- Location: White City Stadium
- Start date: 16 June
- End date: 30 June
- Total prize money: £1,500 (winner)

= 1951 English Greyhound Derby =

Greyhound racing event

The 1951 Greyhound Derby took place during June with the final being held on 30 June 1951 at White City Stadium. The winner Ballylanigan Tanist received a first prize of £1,500.

== Final result ==
At White City (over 525 yards):

| Position | Name of Greyhound | Breeding | Trap | SP | Time | Trainer |
|---|---|---|---|---|---|---|
| 1st | Ballylanigan Tanist | Mad Tanist - Fly Dancer | 1 | 11-4 | 28.62 | Leslie Reynolds (Wembley) |
| 2nd | Black Mire | Darkies Gift - Kelton Flash | 3 | 9-4f | 28.82 | Jack Toseland (Perry Barr) |
| 3rd | Rushton Smutty | Mad Tanist - Summer Frock | 2 | 4-1 | 29.04 | Frank Johnson (Private) |
| 4th | Atomic Line | Astra's Son - Atomic Seal | 6 | 4-1 | 29.20 | Jack Harvey (Wembley) |
| 5th | Rapid Choice | Bah's Choice - Pure Motive | 4 | 100-8 | 29.26 | Paddy McEvoy (Private) |
| 6th | Mad Miller | Mad Tanist - Castletown Skinner | 5 | 10-1 | 29.48 | Leslie Reynolds (Wembley) |

=== Distances ===
2½, 2¾, 2, ½, 2¾ (lengths)

The distances between the greyhounds are in finishing order and shown in lengths. From 1950 one length was equal to 0.08 of one second.

==Review==
A record 140 entries were received at the initial stage of the 1951 English Greyhound Derby, which left the White City Racing Manager Major Percy Brown with the difficult task of selecting 48. Eight first round heats took place and Quare Customer, the Cesarewitch champion and 1950 English Greyhound Derby runner, quoted at 100-1 won his heat. Three other pre-competition 100-1 shots also sealed heat wins, they were Guineas champion Derryboy Blackbird, Junes Idol and Moon Again. Ante post favourite Black Mire and another market leader, Atomic Line both won their heats.

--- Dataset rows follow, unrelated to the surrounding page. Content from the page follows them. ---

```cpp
hipError_t rope_attn_decode_launch(const void* q, const void* k, const void* v, const void* cs, const void* sn, void* kc,
                                   void* vc, const int* pos, const int* out_pos, void* out, void* ws, int n_heads,
                                   int n_kv, int max_seq, int S, int tab_rows, hipStream_t st, bool k_ft_layout,
                                   const float* alibi_slopes) {
    const size_t smem = (size_t)(max_seq + 16) * 4 + 16 * 128 * 4 + 64 * 4 + 4 * 4 + 3 * 128 * 2;
    int dh = 1;
    auto launch = [&](auto kern) -> hipError_t {
        if (smem > 64 * 1024) {
            hipError_t e = hipFuncSetAttribute((const void*)kern, hipFuncAttributeMaxDynamicSharedMemorySize, (int)smem);
            if (e != hipSuccess) return e;
        }
        if (n_heads > 4095 || n_kv > 4095 || S > 15) return hipErrorInvalidValue;
        const uint32_t packed = (uint32_t)n_heads | ((uint32_t)n_kv << 12) | ((uint32_t)S << 24);
        hipLaunchKernelGGL(kern, dim3(n_heads * S * dh), dim3(256), smem, st, pos, out_pos, (const f16*)q, (const f16*)k,
                           (const f16*)v, (const float*)cs, packed, (const float*)sn, (f16*)kc, (f16*)vc, (f16*)out, (float*)ws,
                           max_seq, g_attn_dbg, alibi_slopes);
        return hipGetLastError();
    };
    static const int dh_env = getenv("QEFT_ATTN_DH") ? atoi(getenv("QEFT_ATTN_DH")) : 2;
    const bool row = tab_rows == 1;
#define QEFT_ATTN_FORM(...) (row ? launch(rope_attn_decode_kernel<__VA_ARGS__, true>) : launch(rope_attn_decode_kernel<__VA_ARGS__, false>))
    if (k_ft_layout) {
        if (S != 1) return hipErrorInvalidValue;
        if (alibi_slopes) return QEFT_ATTN_FORM(4, 1, true, false, true);
        return QEFT_ATTN_FORM(4, 1, true, false, false);
    }
    if (g_attn_dbg) {
        if (S == 1 && dh_env == 2) {
            dh = 2;
            return QEFT_ATTN_FORM(4, 2, false, true, false);
        }
        if (S == 1) return QEFT_ATTN_FORM(4, 1, false, true, false);
        if (S == 2) return QEFT_ATTN_FORM(2, 1, false, true, false);
        return QEFT_ATTN_FORM(1, 1, false, true, false);
    }
    if (S == 1 && dh_env == 4) {
        dh = 4;
        return QEFT_ATTN_FORM(QEFT_ATTN_PRE1, 4, false, false, false);
    }
    if (S == 1 && dh_env == 2) {
        dh = 2;
        return QEFT_ATTN_FORM(QEFT_ATTN_PRE1, 2, false, false, false);
    }
    if (S == 1) return QEFT_ATTN_FORM(QEFT_ATTN_PRE1, 1, false, false, false);
    if (S == 2) return QEFT_ATTN_FORM(2, 1, false, false, false);
    return QEFT_ATTN_FORM(1, 1, false, false, false);
#undef QEFT_ATTN_FORM
}

__global__ __launch_bounds__(256) void sqa_generic_kernel(const f16* __restrict__ q, const f16* __restrict__ k, const f16* __restrict__ v,
                                                          f16* __restrict__ kc, f16* __restrict__ vc, const int* __restrict__ pos_ptr,
                                                          const float* __restrict__ alibi, f16* __restrict__ out, int n_heads, int n_kv,
                                                          int max_seq, int D) {
    extern __shared__ __attribute__((aligned(16))) uint8_t smem_raw[];
    float* qs = (float*)smem_raw;
    float* knew = qs + 256;
    float* vnew = knew + 256;
    float* red = vnew + 256;
    float* prob = red + 256;
    const int h = blockIdx.x, t = threadIdx.x;
    const int grp = n_heads / n_kv, hk = h / grp;
    const int pos = *pos_ptr, L = pos + 1;
    if (pos < 0 || pos >= max_seq) return;
    f16* kch = kc + (size_t)hk * max_seq * D;
    f16* vch = vc + (size_t)hk * max_seq * D;
    const float scale = __builtin_amdgcn_rsqf((float)D);
    if (t < D) {
        const f16 kv = k[hk * D + t], vv = v[hk * D + t];
        qs[t] = (float)q[h * D + t] * scale;
        knew[t] = (float)kv;
        vnew[t] = (float)vv;
        if (h % grp == 0) {
            kch[((size_t)(t >> 3) * max_seq + pos) * 8 + (t & 7)] = kv;
            vch[(size_t)pos * D + t] = vv;
        }
    }
    __syncthreads();
    const float slope = alibi ? alibi[h] : 0.f;
    float lmax = -3.0e38f;
    for (int p = t; p < L; p += 256) {
        float sdot = 0.f;
        if (p == pos) {
            for (int d = 0; d < D; ++d) sdot += qs[d] * knew[d];
        } else {
            for (int c = 0; c < D / 8; ++c) {
                const h8 kk = *(const h8*)(kch + ((size_t)c * max_seq + p) * 8);
#pragma unroll
                for (int e = 0; e < 8; ++e) sdot += qs[c * 8 + e] * (float)kk[e];
            }
        }
        sdot += slope * (float)(p - pos);
        prob[p] = sdot;
        lmax = fmaxf(lmax, sdot);
    }
    red[t] = lmax;
    __syncthreads();
    for (int s = 128; s > 0; s >>= 1) {
        if (t < s) red[t] = fmaxf(red[t], red[t + s]);
        __syncthreads();
    }
    const float m = red[0];
    __syncthreads();
    float lsum = 0.f;
    for (int p = t; p < L; p += 256) {
        const float e = __expf(prob[p] - m);
        prob[p] = e;
        lsum += e;
    }
    red[t] = lsum;
    __syncthreads();
    for (int s = 128; s > 0; s >>= 1) {
        if (t < s) red[t] += red[t + s];
        __syncthreads();
    }
    const float inv = 1.f / red[0];
    __syncthreads();
    const int NG = 256 / D > 0 ? 256 / D : 1;
    float o = 0.f;
    const int d = t % D, pcl = t / D;
    if (pcl < NG)
        for (int p = pcl; p < L; p += NG) o += prob[p] * (p == pos ? vnew[d] : (float)vch[(size_t)p * D + d]);
    red[t] = pcl < NG ? o : 0.f;
    __syncthreads();
    if (t < D) {
        float acc = 0.f;
        for (int g = 0; g < NG; ++g) acc += red[g * D + t];
        out[h * D + t] = (f16)(acc * inv);
    }
}

hipError_t sqa_generic_launch(const void* q, const void* k, const void* v, void* kc, void* vc, const int* pos, const float* alibi,
                              void* out, int n_heads, int n_kv, int max_seq, int head_dim, hipStream_t st) {
    const size_t smem = (size_t)(4 * 256 + max_seq) * 4;
    if (smem > 64 * 1024) {
        const hipError_t e = hipFuncSetAttribute((const void*)sqa_generic_kernel, hipFuncAttributeMaxDynamicSharedMemorySize, (int)smem);
        if (e != hipSuccess) return e;
    }
    hipLaunchKernelGGL(sqa_generic_kernel, dim3(n_heads), dim3(256), smem, st, (const f16*)q, (const f16*)k, (const f16*)v, (f16*)kc, (f16*)vc,
                       pos, alibi, (f16*)out, n_heads, n_kv, max_seq, head_dim);
    return hipGetLastError();
}

}
```

Measured before the change: 766.8 tokens/s.

## Prefetch early KV cache rows before reading decode position in attention

Issues the first EARLY K (and possibly V) cache loads before the dependent load of the position pointer, so the cache fetches overlap that load instead of waiting behind it. The rows loaded early are bounded by max_seq rather than the live length. Kernel arguments are repacked into a geometry word with a power-of-two group shift, log2 of the split count and max_seq/16, which replaces integer divisions. A new table form reads sin from the cos table when the two are contiguous. The early loads may fetch rows beyond the live context, costing some extra bandwidth, and the split count is now limited to powers of two up to 8.

```diff
diff --git a/qeft_amd/csrc/decode_attn.h b/qeft_amd/csrc/decode_attn.h
--- a/qeft_amd/csrc/decode_attn.h
+++ b/qeft_amd/csrc/decode_attn.h
@@ -28,18 +28,20 @@
     return KFT ? ((size_t)chunk * max_seq + p) * 8 : (size_t)p * 128 + chunk * 8;
 }
 
-template <int PRE, int DH = 1, bool KFT = false, bool DBG = false, bool ALIBI = false, bool ROW = true>
-__device__ __forceinline__ void rope_attn_decode_body(uint8_t* smem_raw, const int bid, const int* __restrict__ pos_ptr,
-                                                      const int* __restrict__ out_pos, const f16* __restrict__ q,
+template <int PRE, int DH = 1, bool KFT = false, bool DBG = false, bool ALIBI = false, int ROW = 1, int EARLY_ = 0>
+__device__ __forceinline__ void rope_attn_decode_body(uint8_t* smem_raw, const int bid, const f16* __restrict__ q,
                                                       const f16* __restrict__ k, const f16* __restrict__ v,
-                                                      const float* __restrict__ cs, uint32_t heads_kv_s_tab,
-                                                      const float* __restrict__ sn, f16* __restrict__ kc, f16* __restrict__ vc,
-                                                      f16* __restrict__ out, float* __restrict__ ws, int max_seq,
+                                                      const float* __restrict__ cs, const int* __restrict__ out_pos,
+                                                      f16* __restrict__ kc, uint32_t geom, int n_heads, f16* __restrict__ vc,
+                                                      const float* __restrict__ sn, const int* __restrict__ pos_ptr,
+                                                      f16* __restrict__ out, float* __restrict__ ws,
                                                       unsigned long long* dbg_ptr, const float* __restrict__ alibi,
                                                       f16* __restrict__ pub = nullptr) {
     constexpr int HD = 128;
-    const int n_heads = (int)(heads_kv_s_tab & 0xfffu), n_kv = (int)((heads_kv_s_tab >> 12) & 0xfffu);
-    const int S = (int)((heads_kv_s_tab >> 24) & 0xfu);
+    constexpr int EARLY = ROW == 0 ? 0 : EARLY_ < PRE ? EARLY_ : PRE;
+    const int grp = (int)(geom & 0xfffu), gsh = (int)((geom >> 12) & 0xfu);
+    const int lgS = DH > 1 ? 0 : (int)((geom >> 16) & 3u), S = 1 << lgS;
+    const int max_seq = (int)((geom >> 18) & 0xfffu) * 16;
     unsigned long long* const dbg = DBG ? dbg_ptr : nullptr;
     unsigned long long stamp[10];
     auto mark = [&](int i) {
@@ -60,15 +62,14 @@
     constexpr int NDG = 16 / DH;
     constexpr int NPC = 64 / NDG;
     constexpr int PPC = 16 / NPC;
-    const int dhi = (int)(bid % DH);
-    const int hs_idx = bid / DH;
-    const int h = hs_idx / S, sp = hs_idx % S, t = threadIdx.x, lane = t & 63;
+    const int dhi = (int)((unsigned)bid % DH);
+    const int hs_idx = (int)((unsigned)bid / DH);
+    const int h = hs_idx >> lgS, sp = hs_idx & (S - 1), t = threadIdx.x, lane = t & 63;
     const int w = __builtin_amdgcn_readfirstlane(t >> 6);
     const int gw = sp * 4 + w, NW = 4 * S;
-    const int grp = n_heads / n_kv, hk = h / grp;
+    const int hk = gsh ? h >> (gsh - 1) : h / grp;
     f16* kch = kc + (size_t)hk * max_seq * HD;
-    f16* vch = vc + (size_t)hk * max_seq * HD;
-    const bool appender = (sp == 0) && (dhi == 0) && (h % grp == 0);
+    const bool appender = (sp == 0) && (dhi == 0) && (h == hk * grp);
     const float slope = ALIBI ? alibi[h] : 0.f;
 
     const int ti = dhi * HDB + (t & (HDB - 1));
@@ -76,39 +77,63 @@
     const f16 raw_a = src[0];
     const f16 raw_b = src[(t < 128) ? 64 : 0];
     float rc, rsn;
-    if constexpr (ROW) {
+    if constexpr (ROW != 0) {
         rc = cs[t & 63];
-        rsn = sn[t & 63];
+        rsn = ROW == 2 ? cs[64 + (t & 63)] : sn[t & 63];
     }
     int opos_raw = 0;
     if (out_pos) opos_raw = out_pos[h * HD + ti];
-    mark(1);
-    const int pos = *pos_ptr, L = pos + 1;
-    if (pos < 0 || pos >= max_seq) return;
-    if (dbg) { asm volatile("" :: "s"(pos)); }
-    if constexpr (!ROW) {
-        rc = cs[(size_t)pos * 64 + (t & 63)];
-        rsn = sn[(size_t)pos * 64 + (t & 63)];
-    }
-    mark(2);
     const int qd = lane & 3, pj = lane >> 2;
     const int dg = lane & (NDG - 1), pc = lane / NDG;
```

Junes Idol won again in round two, in the fastest time so far (28.66), beating a field including Black Mire. Three Wembley greyhounds, Greenwood Tanist and Ballylanigan Tanist trained by Leslie Reynolds and Atomic Line trained by Jack Harvey dominated the remaining three heats.

In the first semi-final Atomic Line held off the challenge of the Ballylanigan Tanist, with Rushton Smutty (1950 Trafalgar Cup and Puppy Derby champion) taking the third qualifying place. The second semi-final went to 5-4 on shot Black Mire, in a fast 28.62, with Mad Miller and Rapid Choice taking the final berths for the final.

On the final night a crowd of 62,000 witnessed Atomic Line breaking from the starting traps first but Rushton Smutty forced his way inside going to the first bend. Ballylanigan Tanist's early pace put him into the lead on the outside of the pair and then he stretched that lead on the back straight. By the third bend only Black Mire looked a danger to Ballylanigan Tanist after he overtook Rushton Smutty on the back straight to move into second place. However Ballylanigan Tanist remained two and a half lengths clear at the finish line, in a time of 28.62 seconds, a new record for the final. The winning owner was Norman Dupont and it was a third Derby title for trainer Leslie Reynolds.